## Records for processing
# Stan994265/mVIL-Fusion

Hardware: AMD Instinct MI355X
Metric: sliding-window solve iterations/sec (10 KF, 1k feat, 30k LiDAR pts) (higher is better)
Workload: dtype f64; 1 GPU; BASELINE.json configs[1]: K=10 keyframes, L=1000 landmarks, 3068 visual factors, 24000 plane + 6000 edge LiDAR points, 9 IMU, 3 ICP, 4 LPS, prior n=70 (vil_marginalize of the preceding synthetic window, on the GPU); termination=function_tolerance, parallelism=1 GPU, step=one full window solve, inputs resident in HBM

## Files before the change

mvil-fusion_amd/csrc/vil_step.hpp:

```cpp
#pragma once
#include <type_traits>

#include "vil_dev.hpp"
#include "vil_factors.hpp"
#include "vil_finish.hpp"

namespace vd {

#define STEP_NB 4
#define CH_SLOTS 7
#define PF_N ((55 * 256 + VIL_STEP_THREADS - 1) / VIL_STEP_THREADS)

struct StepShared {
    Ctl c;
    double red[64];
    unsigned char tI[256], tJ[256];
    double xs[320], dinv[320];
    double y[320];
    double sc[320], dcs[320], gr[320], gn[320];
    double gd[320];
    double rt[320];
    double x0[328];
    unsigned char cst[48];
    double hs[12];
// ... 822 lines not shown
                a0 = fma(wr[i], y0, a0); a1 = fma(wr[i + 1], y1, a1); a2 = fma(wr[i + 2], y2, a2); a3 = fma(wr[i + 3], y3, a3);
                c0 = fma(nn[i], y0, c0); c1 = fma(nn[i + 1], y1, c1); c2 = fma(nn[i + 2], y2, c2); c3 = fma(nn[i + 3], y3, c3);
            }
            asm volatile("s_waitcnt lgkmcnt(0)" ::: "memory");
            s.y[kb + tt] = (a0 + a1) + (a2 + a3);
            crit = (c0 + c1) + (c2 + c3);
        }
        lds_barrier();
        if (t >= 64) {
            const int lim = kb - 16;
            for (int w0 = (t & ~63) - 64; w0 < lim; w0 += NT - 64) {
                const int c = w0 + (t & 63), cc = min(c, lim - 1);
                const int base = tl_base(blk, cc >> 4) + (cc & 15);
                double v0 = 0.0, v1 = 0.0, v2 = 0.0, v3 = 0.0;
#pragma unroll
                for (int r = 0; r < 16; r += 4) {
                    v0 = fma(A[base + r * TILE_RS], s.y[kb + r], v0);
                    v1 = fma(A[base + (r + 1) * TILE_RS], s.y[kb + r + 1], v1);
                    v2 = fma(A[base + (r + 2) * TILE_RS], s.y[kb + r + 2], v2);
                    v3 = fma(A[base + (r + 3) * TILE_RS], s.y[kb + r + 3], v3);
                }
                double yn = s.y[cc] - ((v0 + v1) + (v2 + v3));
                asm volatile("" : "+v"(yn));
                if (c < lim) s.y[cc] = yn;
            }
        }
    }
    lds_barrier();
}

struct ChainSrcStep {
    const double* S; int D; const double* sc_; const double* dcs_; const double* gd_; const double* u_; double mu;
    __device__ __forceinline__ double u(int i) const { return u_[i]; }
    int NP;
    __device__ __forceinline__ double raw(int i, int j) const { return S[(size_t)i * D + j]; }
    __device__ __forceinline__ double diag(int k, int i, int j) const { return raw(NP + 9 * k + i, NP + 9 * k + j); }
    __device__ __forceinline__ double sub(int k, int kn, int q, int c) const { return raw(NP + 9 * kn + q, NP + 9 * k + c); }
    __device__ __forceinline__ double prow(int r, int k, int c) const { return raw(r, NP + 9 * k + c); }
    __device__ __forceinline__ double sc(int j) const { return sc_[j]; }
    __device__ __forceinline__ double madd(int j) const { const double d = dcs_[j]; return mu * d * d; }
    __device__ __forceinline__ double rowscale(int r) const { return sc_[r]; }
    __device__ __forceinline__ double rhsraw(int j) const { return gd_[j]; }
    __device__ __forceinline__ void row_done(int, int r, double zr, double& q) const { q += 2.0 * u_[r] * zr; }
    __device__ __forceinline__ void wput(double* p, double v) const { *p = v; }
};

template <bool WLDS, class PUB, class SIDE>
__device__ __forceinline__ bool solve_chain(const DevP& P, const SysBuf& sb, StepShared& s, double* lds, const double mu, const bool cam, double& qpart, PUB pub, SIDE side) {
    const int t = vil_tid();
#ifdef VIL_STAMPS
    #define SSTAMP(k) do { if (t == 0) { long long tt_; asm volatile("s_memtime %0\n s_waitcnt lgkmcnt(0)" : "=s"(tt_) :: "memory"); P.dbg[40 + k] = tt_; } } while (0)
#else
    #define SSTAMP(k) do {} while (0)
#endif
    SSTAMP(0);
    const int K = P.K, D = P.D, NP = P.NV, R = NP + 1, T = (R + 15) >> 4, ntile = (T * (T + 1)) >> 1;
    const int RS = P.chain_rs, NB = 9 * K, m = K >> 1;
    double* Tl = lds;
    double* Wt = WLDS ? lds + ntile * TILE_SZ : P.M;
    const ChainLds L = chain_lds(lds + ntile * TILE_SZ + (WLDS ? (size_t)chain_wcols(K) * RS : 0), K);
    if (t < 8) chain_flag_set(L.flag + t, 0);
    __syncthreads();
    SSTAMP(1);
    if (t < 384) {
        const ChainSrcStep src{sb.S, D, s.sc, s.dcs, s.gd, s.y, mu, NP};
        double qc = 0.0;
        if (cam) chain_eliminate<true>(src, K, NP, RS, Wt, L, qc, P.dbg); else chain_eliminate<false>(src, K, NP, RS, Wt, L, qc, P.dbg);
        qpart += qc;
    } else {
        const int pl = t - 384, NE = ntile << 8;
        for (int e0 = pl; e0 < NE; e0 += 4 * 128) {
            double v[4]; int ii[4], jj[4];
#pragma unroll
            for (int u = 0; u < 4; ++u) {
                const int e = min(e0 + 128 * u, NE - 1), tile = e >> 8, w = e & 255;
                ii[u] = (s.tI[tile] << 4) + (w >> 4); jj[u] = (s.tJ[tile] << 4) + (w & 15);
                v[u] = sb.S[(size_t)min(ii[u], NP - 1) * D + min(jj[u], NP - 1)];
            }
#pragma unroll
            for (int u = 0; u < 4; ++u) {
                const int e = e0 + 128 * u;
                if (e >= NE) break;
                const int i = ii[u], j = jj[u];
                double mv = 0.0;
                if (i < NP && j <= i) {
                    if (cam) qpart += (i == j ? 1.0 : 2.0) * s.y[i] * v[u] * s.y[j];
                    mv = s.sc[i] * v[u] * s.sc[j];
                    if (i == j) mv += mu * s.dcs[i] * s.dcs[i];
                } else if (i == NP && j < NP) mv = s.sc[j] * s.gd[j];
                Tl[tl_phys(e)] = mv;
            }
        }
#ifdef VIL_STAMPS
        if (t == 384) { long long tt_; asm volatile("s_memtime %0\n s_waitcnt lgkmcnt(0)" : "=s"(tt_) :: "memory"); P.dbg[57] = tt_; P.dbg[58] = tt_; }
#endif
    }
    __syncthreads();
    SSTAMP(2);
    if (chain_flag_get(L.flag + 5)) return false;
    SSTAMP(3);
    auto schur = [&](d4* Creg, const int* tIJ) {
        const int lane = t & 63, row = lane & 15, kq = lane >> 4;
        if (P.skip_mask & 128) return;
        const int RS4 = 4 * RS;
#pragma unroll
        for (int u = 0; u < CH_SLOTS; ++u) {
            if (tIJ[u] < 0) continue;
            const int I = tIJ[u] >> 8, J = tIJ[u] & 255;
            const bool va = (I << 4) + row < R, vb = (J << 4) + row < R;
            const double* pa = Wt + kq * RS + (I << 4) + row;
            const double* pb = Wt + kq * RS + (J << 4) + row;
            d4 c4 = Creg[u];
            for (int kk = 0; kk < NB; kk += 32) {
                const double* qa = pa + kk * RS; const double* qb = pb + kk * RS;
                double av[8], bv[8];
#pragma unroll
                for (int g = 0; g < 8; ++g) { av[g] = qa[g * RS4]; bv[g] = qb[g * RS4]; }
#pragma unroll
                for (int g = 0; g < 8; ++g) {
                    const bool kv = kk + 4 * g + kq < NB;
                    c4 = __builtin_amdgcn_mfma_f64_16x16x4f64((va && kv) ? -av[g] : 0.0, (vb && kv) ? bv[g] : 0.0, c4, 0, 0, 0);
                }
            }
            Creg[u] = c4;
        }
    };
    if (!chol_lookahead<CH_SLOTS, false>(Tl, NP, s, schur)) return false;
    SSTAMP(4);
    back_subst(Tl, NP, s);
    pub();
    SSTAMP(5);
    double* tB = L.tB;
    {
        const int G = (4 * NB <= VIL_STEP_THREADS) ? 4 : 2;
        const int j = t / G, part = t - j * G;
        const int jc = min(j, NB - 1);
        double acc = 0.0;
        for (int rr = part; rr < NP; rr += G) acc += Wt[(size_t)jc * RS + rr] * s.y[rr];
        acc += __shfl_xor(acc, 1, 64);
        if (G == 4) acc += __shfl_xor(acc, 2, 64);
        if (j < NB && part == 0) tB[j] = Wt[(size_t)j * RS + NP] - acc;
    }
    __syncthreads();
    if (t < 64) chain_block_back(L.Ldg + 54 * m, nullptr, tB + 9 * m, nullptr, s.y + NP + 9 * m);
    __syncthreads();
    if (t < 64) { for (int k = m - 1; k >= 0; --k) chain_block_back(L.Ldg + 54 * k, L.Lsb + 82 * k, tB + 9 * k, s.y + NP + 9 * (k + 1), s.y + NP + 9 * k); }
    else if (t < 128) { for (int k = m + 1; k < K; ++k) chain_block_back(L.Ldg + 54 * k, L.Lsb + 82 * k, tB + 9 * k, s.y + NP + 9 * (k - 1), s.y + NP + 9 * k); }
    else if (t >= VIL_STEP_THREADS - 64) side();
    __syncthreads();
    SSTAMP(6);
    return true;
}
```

## Exercise directions
Every line of the listing above that contains "SSTAMP" is to be copied.

## Written answer
    #define SSTAMP(k) do { if (t == 0) { long long tt_; asm volatile("s_memtime %0\n s_waitcnt lgkmcnt(0)" : "=s"(tt_) :: "memory"); P.dbg[40 + k] = tt_; } } while (0)
    #define SSTAMP(k) do {} while (0)
    SSTAMP(0);
    SSTAMP(1);
    SSTAMP(2);
    SSTAMP(3);
    SSTAMP(4);
    SSTAMP(5);
    SSTAMP(6);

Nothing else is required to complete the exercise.